Records to use:
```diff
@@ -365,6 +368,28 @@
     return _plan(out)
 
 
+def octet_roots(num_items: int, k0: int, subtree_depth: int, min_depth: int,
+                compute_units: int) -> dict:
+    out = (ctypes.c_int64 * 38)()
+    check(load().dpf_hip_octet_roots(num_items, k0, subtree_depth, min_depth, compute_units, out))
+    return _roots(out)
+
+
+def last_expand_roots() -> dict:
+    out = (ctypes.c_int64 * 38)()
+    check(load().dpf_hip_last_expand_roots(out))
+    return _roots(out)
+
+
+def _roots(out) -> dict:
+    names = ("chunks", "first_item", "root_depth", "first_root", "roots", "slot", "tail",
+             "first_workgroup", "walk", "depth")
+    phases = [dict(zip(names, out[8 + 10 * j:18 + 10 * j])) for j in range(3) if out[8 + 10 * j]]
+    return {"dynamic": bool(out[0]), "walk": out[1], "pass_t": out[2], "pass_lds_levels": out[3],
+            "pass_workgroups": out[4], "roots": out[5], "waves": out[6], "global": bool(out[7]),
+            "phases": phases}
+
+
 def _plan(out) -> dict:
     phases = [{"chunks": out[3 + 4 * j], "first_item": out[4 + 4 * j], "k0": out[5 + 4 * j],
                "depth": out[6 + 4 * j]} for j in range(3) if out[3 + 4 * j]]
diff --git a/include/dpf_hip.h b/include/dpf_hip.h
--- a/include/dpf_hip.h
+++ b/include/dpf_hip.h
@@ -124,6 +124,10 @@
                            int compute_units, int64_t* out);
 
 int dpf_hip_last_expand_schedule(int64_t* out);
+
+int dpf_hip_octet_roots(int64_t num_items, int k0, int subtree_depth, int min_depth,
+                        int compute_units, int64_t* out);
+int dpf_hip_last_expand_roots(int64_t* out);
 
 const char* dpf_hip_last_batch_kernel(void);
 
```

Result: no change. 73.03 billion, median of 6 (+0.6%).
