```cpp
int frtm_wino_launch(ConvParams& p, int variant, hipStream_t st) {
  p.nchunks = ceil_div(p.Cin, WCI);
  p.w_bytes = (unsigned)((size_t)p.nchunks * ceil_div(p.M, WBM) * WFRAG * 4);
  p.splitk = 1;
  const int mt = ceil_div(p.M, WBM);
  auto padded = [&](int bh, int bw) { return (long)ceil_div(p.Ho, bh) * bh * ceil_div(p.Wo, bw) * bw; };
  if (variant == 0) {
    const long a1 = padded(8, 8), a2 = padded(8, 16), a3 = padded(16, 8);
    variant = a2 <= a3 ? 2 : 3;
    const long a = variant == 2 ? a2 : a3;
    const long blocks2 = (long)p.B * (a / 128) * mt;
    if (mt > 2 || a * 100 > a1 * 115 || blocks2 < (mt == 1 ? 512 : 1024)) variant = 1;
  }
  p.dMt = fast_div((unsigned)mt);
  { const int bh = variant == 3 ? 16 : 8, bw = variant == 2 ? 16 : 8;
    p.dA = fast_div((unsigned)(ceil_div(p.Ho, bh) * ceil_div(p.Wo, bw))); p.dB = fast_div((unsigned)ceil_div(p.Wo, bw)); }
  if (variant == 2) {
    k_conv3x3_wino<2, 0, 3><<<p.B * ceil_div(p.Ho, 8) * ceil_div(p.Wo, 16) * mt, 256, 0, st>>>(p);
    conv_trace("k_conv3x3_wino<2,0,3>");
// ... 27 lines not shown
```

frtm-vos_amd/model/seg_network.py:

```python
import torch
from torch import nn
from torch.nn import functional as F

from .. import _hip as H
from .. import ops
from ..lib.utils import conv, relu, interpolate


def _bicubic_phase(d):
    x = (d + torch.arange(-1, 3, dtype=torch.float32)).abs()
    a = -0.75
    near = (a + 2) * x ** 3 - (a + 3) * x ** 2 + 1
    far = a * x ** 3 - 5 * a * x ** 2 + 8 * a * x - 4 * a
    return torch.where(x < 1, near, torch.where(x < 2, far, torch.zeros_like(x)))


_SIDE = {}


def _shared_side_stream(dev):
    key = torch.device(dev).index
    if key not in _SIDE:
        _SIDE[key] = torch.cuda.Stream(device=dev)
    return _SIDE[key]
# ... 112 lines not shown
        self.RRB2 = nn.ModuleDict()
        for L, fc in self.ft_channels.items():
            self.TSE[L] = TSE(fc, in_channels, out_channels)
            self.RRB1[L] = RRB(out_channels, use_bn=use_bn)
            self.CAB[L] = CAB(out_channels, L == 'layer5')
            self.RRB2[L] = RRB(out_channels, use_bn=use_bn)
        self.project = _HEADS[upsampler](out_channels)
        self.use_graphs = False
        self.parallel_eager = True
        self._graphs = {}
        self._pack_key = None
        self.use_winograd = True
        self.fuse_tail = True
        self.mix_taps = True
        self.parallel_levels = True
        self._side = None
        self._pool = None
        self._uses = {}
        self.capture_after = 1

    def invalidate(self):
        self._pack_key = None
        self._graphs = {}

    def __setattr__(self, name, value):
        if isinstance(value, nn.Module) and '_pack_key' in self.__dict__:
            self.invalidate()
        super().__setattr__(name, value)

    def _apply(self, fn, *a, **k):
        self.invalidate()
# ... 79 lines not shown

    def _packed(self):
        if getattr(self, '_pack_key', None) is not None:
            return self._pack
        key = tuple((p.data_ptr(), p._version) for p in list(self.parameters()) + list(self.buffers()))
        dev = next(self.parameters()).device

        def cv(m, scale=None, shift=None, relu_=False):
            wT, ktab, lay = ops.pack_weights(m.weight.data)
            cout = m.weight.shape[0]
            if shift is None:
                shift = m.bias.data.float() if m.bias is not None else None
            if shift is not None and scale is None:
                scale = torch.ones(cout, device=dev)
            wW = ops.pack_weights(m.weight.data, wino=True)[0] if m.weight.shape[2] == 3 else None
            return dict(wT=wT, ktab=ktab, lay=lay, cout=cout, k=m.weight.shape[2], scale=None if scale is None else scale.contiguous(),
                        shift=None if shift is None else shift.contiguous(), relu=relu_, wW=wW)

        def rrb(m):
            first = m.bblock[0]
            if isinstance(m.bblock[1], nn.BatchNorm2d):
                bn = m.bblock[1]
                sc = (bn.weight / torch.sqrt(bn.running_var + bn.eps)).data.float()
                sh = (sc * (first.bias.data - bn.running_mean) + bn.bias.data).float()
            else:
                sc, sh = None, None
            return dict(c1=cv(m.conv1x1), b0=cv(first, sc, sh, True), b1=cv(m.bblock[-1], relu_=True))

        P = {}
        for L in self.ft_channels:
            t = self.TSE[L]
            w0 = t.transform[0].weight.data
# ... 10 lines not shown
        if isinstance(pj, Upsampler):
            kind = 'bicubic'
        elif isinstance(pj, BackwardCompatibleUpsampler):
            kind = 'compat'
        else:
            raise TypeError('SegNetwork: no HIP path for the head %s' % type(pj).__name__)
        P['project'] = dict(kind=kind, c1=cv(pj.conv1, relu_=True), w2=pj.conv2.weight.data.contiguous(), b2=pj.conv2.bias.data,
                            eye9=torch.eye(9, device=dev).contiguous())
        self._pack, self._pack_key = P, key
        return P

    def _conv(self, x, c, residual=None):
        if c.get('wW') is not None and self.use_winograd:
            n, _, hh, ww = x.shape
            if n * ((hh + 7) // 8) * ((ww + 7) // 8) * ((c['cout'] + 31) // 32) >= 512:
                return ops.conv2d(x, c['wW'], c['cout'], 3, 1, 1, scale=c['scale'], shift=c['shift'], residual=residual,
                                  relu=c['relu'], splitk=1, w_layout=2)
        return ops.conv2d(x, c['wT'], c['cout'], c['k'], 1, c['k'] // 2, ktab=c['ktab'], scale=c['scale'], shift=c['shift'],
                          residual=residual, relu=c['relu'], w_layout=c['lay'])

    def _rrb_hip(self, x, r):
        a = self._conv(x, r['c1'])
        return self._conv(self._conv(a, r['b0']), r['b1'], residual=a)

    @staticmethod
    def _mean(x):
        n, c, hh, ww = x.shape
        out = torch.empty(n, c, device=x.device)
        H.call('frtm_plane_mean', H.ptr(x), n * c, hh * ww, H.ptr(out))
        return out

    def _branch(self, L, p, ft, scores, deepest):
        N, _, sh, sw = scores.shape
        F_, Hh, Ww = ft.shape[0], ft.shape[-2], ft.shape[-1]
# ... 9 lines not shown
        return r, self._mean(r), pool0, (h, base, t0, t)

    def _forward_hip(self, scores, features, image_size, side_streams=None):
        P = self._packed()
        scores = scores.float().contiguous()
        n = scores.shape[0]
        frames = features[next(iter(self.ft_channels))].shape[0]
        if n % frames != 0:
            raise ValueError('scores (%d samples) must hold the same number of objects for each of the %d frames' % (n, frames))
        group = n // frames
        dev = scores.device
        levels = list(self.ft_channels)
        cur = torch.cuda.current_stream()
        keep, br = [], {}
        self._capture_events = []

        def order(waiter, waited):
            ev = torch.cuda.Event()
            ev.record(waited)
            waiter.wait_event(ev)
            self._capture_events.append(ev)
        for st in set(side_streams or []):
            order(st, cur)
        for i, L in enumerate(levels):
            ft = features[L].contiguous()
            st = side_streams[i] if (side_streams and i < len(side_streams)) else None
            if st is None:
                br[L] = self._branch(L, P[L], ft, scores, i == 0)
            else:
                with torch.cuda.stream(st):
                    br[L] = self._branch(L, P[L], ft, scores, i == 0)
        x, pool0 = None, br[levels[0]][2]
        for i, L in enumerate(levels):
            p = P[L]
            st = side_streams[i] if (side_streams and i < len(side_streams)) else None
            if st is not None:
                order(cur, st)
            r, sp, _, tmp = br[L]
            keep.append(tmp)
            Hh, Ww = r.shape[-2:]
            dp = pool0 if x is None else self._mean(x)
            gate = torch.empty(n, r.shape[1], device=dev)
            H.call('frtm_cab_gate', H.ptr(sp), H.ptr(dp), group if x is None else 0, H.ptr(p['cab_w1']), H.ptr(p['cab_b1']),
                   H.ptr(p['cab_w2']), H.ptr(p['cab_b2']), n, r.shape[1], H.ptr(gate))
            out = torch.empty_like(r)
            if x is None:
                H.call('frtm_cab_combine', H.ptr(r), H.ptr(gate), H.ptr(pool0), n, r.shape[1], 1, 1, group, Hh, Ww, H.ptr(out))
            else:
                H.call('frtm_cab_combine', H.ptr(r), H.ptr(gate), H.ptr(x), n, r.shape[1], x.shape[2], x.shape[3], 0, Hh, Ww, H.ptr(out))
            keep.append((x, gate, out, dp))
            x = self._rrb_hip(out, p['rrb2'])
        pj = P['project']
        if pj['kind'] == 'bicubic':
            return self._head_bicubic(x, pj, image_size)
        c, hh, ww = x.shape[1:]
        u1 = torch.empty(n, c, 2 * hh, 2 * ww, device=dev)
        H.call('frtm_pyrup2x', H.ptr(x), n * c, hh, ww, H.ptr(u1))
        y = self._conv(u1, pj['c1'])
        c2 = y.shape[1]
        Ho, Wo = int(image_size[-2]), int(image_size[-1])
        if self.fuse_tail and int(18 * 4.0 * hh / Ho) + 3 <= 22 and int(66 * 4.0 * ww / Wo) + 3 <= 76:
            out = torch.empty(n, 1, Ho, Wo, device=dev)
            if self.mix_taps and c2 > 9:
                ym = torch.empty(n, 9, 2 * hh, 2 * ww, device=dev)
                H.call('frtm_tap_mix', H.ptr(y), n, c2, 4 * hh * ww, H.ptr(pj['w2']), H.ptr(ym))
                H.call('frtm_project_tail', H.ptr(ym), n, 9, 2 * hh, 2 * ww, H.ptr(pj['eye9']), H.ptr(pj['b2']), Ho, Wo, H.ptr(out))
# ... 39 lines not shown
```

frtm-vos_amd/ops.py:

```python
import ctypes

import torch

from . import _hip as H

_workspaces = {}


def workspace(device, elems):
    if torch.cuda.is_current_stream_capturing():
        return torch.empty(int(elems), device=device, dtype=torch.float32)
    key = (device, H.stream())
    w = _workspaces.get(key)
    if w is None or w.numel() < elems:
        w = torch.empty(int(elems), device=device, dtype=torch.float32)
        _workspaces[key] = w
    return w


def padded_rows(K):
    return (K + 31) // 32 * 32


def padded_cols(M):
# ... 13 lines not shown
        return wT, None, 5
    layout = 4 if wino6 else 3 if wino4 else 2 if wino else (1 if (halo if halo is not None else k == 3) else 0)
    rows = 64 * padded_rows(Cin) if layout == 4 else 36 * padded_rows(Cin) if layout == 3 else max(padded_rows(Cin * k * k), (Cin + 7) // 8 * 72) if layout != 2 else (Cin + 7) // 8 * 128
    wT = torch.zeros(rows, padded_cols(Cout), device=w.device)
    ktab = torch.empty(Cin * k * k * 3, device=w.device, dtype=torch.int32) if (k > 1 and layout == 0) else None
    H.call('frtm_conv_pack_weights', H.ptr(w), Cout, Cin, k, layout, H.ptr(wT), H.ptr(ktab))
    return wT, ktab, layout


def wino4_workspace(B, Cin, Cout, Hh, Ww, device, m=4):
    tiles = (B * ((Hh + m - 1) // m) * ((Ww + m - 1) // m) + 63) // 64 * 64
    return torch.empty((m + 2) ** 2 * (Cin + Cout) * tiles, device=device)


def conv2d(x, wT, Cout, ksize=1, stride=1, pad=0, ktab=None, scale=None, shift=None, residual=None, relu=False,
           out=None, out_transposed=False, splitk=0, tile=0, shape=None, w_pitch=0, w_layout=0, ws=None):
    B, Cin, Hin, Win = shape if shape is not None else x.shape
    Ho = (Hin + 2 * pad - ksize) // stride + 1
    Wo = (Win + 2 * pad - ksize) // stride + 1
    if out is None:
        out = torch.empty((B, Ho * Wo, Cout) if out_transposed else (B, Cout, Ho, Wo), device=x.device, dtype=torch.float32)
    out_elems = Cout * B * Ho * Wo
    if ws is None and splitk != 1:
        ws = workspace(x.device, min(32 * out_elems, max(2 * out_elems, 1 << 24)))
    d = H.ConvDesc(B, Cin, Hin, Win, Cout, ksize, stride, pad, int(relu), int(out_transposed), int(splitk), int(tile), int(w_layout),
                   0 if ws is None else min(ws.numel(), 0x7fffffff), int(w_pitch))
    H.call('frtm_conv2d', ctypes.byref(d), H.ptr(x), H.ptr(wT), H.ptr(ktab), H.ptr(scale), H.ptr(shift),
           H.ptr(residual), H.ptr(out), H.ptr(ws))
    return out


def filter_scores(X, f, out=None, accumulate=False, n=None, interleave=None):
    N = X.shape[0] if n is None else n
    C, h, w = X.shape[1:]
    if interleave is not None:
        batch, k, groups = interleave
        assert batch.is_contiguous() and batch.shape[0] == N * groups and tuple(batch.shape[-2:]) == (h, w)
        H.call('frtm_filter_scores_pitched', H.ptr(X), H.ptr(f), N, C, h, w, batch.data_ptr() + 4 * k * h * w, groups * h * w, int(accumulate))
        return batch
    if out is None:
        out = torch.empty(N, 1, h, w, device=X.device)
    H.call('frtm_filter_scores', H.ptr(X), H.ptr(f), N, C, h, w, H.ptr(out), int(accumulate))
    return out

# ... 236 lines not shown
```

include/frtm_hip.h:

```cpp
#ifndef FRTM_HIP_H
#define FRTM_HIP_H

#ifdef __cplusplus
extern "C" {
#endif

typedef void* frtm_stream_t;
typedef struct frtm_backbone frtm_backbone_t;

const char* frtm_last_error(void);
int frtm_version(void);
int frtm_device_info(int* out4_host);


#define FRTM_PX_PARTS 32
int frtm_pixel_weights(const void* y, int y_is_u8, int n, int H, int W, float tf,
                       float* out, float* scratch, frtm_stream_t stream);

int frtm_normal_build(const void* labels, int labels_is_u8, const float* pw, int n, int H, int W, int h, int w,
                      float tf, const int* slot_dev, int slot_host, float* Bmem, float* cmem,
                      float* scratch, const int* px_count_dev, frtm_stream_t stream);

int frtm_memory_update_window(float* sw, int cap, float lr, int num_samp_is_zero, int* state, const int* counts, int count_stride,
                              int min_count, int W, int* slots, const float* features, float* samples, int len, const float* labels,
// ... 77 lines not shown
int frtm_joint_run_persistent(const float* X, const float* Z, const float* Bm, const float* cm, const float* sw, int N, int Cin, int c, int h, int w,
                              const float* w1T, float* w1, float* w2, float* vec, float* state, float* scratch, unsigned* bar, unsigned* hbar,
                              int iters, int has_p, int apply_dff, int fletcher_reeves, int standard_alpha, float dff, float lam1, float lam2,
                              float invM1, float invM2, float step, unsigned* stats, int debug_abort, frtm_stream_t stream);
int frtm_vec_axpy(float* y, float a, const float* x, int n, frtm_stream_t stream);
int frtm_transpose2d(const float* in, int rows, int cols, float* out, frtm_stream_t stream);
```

What you need to do: What lines in the material above contain the word "invalidate"? Copy them out.

Your solution:
    def invalidate(self):
            self.invalidate()
        self.invalidate()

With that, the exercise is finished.